◆ **Task objective**: Among the records below, find the lines with the word "import" and copy them.

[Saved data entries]

==*==

# juanmc2005/diart

Measured on NVIDIA H100. Metric: audio-seconds/sec (real-time factor) at 5s/0.5s step, batch 256, higher is better.
Workload: dtype f32

## Files before the change

diart_b200/_lib.py:

```python
from __future__ import annotations

import ctypes as C
import os
from typing import Dict, Optional

import numpy as np
import torch

_HERE = os.path.dirname(os.path.abspath(__file__))
LIB_PATH = os.path.join(_HERE, "libdiartb200.so")

_lib: Optional[C.CDLL] = None


class DgTensor(C.Structure):
    _fields_ = [("name", C.c_char_p), ("data", C.c_void_p), ("numel", C.c_int64)]


_P = C.c_void_p
SIGNATURES = {
    "dg_last_error": (C.c_char_p, []),
    "dg_version": (C.c_int, []),
    "dg_launch_count": (C.c_int64, []),
    "dg_profile_enable": (C.c_int, [C.c_int]),
    "dg_profile_report": (C.c_int, [C.c_char_p, C.c_int]),
    "dg_selftest_gemm_tc": (C.c_int, [C.c_int, C.c_int, C.c_int, C.c_int, C.c_int, C.c_int, C.POINTER(C.c_float),
                                      C.POINTER(C.c_float)]),
    "dg_selftest_gemm_tc_grid": (C.c_int, [C.c_int, C.c_int, C.c_int, C.c_int, C.c_int, C.c_int, C.POINTER(C.c_int)]),
    "dg_selftest_gemm_tc_bounds": (C.c_int, [C.c_int, C.c_int, C.c_int, C.c_int, C.POINTER(C.c_int), C.POINTER(C.c_int),
                                             C.POINTER(C.c_int)]),
    "dg_selftest_split_f16_host": (C.c_int, [_P, C.c_longlong, _P, _P]),
    "dg_seg_create": (C.c_int, [C.POINTER(DgTensor), C.c_int, C.c_int, C.POINTER(_P)]),
    "dg_seg_dims": (C.c_int, [_P, C.c_int, C.POINTER(C.c_int), C.POINTER(C.c_int)]),
    "dg_seg_set_powerset": (C.c_int, [_P, C.c_int, C.c_int]),
    "dg_seg_forward": (C.c_int, [_P, _P, C.c_int, C.c_int, _P, _P]),
    "dg_seg_destroy": (C.c_int, [_P]),
    "dg_emb_create": (C.c_int, [C.POINTER(DgTensor), C.c_int, C.c_int, C.c_int, C.POINTER(_P)]),
    "dg_emb_dims": (C.c_int, [_P, C.c_int, C.POINTER(C.c_int), C.POINTER(C.c_int)]),
    "dg_emb_forward": (C.c_int, [_P, _P, _P, C.c_int, C.c_int, C.c_int, C.c_int, C.c_int, C.c_float, _P, _P]),
    "dg_emb_forward_rows": (C.c_int, [_P, _P, _P, C.c_int, C.c_int, C.c_int, _P, _P]),
    "dg_emb_destroy": (C.c_int, [_P]),
    "dg_emb_debug_trunk": (C.c_int, [_P, _P, C.c_int, C.c_int, C.c_int, _P, C.c_int64, _P]),
    "dg_osp": (C.c_int, [_P, C.c_int, C.c_int, C.c_int, C.c_float, C.c_float, C.c_int, _P, _P]),
    "dg_normalize_embeddings": (C.c_int, [_P, C.c_int, C.c_int, C.c_float, _P, _P]),
    "dg_cluster_create": (C.c_int, [C.c_int, C.c_int, C.c_double, C.c_double, C.c_double, C.c_int, C.POINTER(_P)]),
    "dg_cluster_set_metric": (C.c_int, [_P, C.c_int]),
    "dg_cluster_step": (C.c_int, [_P, _P, _P, C.c_int, C.c_int, C.c_int, _P, _P, _P]),
    "dg_cluster_reset": (C.c_int, [_P]),
    "dg_cluster_get_state": (C.c_int, [_P, _P, _P, C.POINTER(C.c_int)]),
    "dg_cluster_set_state": (C.c_int, [_P, _P, _P, C.c_int]),
    "dg_cluster_destroy": (C.c_int, [_P]),
    "dg_cluster_record_len": (C.c_int, [_P]),
    "dg_cluster_export_delta": (C.c_int, [_P, _P, _P]),
    "dg_cluster_merge": (C.c_int, [_P, _P, C.c_int, C.c_int, _P, C.c_int, _P]),
    "dg_pipeline_identity_export": (C.c_int, [_P, _P, _P]),
    "dg_pipeline_identity_merge": (C.c_int, [_P, _P, C.c_int, C.c_int, _P]),
    "dg_pipeline_create": (C.c_int, [_P, _P, _P, C.c_float, C.c_float, C.c_int, C.POINTER(_P)]),
    "dg_pipeline_set_hop": (C.c_int, [_P, C.c_int]),
    "dg_pipeline_step": (C.c_int, [_P, _P, C.c_int, C.c_int, _P, _P, _P, _P, _P]),
    "dg_pipeline_step_host": (C.c_int, [_P, _P, C.c_int, C.c_int, _P, _P, _P, _P]),
    "dg_pipeline_submit": (C.c_int, [_P, _P, C.c_int, C.c_int, _P]),
    "dg_pipeline_collect": (C.c_int, [_P, C.POINTER(_P), C.POINTER(_P), C.POINTER(_P), _P]),
    "dg_pipeline_collect_copy": (C.c_int, [_P, _P, _P, _P, _P]),
    "dg_pipeline_submit_host": (C.c_int, [_P, _P, C.c_int, C.c_int]),
    "dg_pipeline_collect_host": (C.c_int, [_P, _P, _P, _P]),
    "dg_pipeline_destroy": (C.c_int, [_P]),
    "dg_post_create": (C.c_int, [C.c_int, C.c_int, C.c_int, C.c_int, _P, C.c_double, C.c_int, C.POINTER(_P)]),
    "dg_post_step": (C.c_int, [_P, _P, _P, C.c_int, _P, _P, _P, C.c_int, C.POINTER(C.c_int), _P]),
    "dg_post_reset": (C.c_int, [_P]),
    "dg_post_destroy": (C.c_int, [_P]),
    "dg_stream_create": (C.c_int, [C.c_int, C.c_int, C.c_int, C.c_int, C.POINTER(_P)]),
    "dg_stream_push_host": (C.c_int, [_P, _P, C.c_int]),
    "dg_stream_available": (C.c_int, [_P]),
    "dg_stream_windows": (C.c_int, [_P, C.c_int, _P, _P]),
    "dg_stream_reset": (C.c_int, [_P]),
    "dg_stream_destroy": (C.c_int, [_P]),
    "dg_pipeline_submit_stream": (C.c_int, [_P, _P, C.c_int]),
    "dg_pipeline_call_stream": (C.c_int, [_P, _P, _P, C.c_int, _P, _P, _P, C.c_int, C.POINTER(C.c_int), _P, _P]),
    "dg_pipeline_call_host": (C.c_int, [_P, _P, _P, C.c_int, C.c_int, _P, _P, _P, C.c_int, C.POINTER(C.c_int), _P, _P]),
    "dg_pipeline_last_call_h2d_bytes": (C.c_int64, [_P]),
    "dg_resample_create": (C.c_int, [C.c_int, C.c_int, _P, C.c_int, C.c_int, C.POINTER(_P)]),
    "dg_resample_out_len": (C.c_int64, [_P, C.c_int64]),
    "dg_resample_forward": (C.c_int, [_P, _P, C.c_int, C.c_int64, _P, _P]),
    "dg_resample_destroy": (C.c_int, [_P]),
    "dg_stream_create_resampled": (C.c_int, [C.c_int, C.c_int, _P, C.c_int, C.c_int, C.POINTER(_P)]),
    "dg_stream_crop_host": (C.c_int, [_P, C.c_int, _P, _P]),
    "dg_sweep_create": (C.c_int, [C.c_int, C.c_int, C.c_int, C.c_int, C.c_int, _P, C.c_int, C.POINTER(_P)]),
    "dg_sweep_run": (C.c_int, [_P, _P, _P, C.c_int, _P, C.c_int, _P, _P, _P, _P, _P, C.c_int, C.POINTER(C.c_int), _P]),
    "dg_sweep_destroy": (C.c_int, [_P]),
    "dg_sweep_score": (C.c_int, [_P, _P, _P, C.c_int, _P, C.c_int, _P, _P, _P, C.c_double, C.c_double, _P, _P, C.c_int,
                                 C.c_int, _P, _P, _P, C.c_int, _P]),
    "dg_sweep_run_files": (C.c_int, [_P, _P, _P, C.c_int, C.c_int, _P, _P, C.c_int, _P, _P, _P, _P, _P, C.c_int,
                                     C.POINTER(C.c_int), _P]),
    "dg_sweep_score_files": (C.c_int, [_P, _P, _P, C.c_int, C.c_int, _P, _P, C.c_int, _P, _P, _P, _P, C.c_double, _P, _P,
                                       _P, _P, _P, _P, _P, C.c_int, _P]),
    "dg_sweep_state_order": (C.c_int, [C.c_int, _P, C.c_int, _P]),
    "dg_vad_sweep_create": (C.c_int, [C.c_int, C.c_int, C.c_int, _P, C.c_int, C.POINTER(_P)]),
    "dg_vad_sweep_curve": (C.c_int, [_P, _P, C.c_int, C.c_int, _P, _P, _P]),
    "dg_vad_sweep_run_files": (C.c_int, [_P, _P, C.c_int, _P, _P, C.c_int, C.POINTER(C.c_int), _P]),
    "dg_vad_sweep_score_files": (C.c_int, [_P, _P, C.c_int, _P, _P, _P, C.c_double, _P, _P, _P, _P]),
    "dg_vad_sweep_destroy": (C.c_int, [_P]),
    "dg_multi_create": (C.c_int, [_P, _P, C.c_int, C.c_int, C.c_int, C.c_int, C.c_int, C.c_double, C.c_double, C.c_double,
                                  C.c_float, C.c_float, C.c_int, C.c_int, _P, C.POINTER(_P)]),
    "dg_multi_open": (C.c_int, [_P, C.c_int]),
    "dg_multi_close": (C.c_int, [_P, C.c_int]),
    "dg_multi_push_host": (C.c_int, [_P, C.c_int, _P, C.c_int]),
    "dg_multi_available": (C.c_int, [_P, C.c_int]),
    "dg_multi_step": (C.c_int, [_P, _P, C.c_int, _P, _P, _P, C.c_int, C.POINTER(C.c_int), _P, _P, _P]),
    "dg_multi_last_step_ms": (C.c_int, [_P, C.POINTER(C.c_float)]),
    "dg_multi_destroy": (C.c_int, [_P]),
    "dg_selftest_multi_staging_host": (C.c_int, [C.c_int, C.c_int, C.c_int, _P, _P, _P, _P]),
}
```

==*==

◆ **Solution for this task**:
from __future__ import annotations
import ctypes as C
import os
from typing import Dict, Optional
import numpy as np
import torch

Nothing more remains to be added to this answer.